▸ Required work: A single number is the answer: the count of lines in the records that hold the word "npix".

++++++++++

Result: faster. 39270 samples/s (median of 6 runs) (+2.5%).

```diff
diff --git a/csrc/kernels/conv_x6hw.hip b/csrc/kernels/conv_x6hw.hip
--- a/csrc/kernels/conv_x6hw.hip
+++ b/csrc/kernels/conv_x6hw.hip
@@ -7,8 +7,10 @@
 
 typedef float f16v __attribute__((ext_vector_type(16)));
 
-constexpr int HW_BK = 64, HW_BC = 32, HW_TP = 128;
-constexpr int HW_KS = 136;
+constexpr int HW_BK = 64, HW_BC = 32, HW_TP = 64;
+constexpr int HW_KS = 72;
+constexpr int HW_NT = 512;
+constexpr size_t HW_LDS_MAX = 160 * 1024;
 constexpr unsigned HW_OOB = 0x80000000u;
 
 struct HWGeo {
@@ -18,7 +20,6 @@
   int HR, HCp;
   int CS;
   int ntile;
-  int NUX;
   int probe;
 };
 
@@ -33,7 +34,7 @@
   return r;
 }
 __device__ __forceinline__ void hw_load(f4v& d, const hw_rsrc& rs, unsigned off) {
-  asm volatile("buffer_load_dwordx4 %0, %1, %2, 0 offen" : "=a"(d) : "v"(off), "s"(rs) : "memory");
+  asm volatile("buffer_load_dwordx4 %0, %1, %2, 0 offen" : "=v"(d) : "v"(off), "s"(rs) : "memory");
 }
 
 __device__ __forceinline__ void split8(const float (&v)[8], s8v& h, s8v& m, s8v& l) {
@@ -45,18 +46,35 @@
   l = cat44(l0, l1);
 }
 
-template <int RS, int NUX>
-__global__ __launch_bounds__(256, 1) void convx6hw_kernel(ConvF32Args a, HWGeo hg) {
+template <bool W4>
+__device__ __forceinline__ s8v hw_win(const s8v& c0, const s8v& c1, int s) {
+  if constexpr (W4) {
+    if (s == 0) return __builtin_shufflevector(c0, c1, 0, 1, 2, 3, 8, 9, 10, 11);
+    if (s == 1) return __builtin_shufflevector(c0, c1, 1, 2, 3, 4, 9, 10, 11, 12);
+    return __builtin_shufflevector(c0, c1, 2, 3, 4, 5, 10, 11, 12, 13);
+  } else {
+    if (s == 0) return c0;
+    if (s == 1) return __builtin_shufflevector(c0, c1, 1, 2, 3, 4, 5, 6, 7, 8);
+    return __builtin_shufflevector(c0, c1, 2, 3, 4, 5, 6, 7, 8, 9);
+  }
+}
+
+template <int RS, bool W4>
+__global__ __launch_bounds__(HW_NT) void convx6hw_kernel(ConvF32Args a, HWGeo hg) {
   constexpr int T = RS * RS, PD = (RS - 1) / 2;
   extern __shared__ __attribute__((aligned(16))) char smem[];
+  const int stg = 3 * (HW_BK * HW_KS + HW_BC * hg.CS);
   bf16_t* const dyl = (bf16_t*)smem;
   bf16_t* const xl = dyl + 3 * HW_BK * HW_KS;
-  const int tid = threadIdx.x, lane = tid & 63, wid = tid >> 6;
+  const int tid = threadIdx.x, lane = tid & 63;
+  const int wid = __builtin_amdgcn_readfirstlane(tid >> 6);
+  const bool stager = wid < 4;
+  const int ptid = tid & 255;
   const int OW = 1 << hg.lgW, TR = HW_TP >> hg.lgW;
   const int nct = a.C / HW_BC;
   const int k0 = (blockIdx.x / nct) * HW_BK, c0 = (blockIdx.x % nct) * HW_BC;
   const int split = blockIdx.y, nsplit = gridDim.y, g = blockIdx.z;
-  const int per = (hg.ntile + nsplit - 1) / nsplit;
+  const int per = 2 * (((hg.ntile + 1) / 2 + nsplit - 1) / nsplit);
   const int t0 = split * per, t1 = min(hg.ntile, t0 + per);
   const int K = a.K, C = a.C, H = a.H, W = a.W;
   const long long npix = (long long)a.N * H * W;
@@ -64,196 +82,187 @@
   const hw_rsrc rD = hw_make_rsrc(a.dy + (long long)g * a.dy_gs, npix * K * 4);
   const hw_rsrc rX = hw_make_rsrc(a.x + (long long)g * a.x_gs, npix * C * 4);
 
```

++++++++++

▸ Answer: 3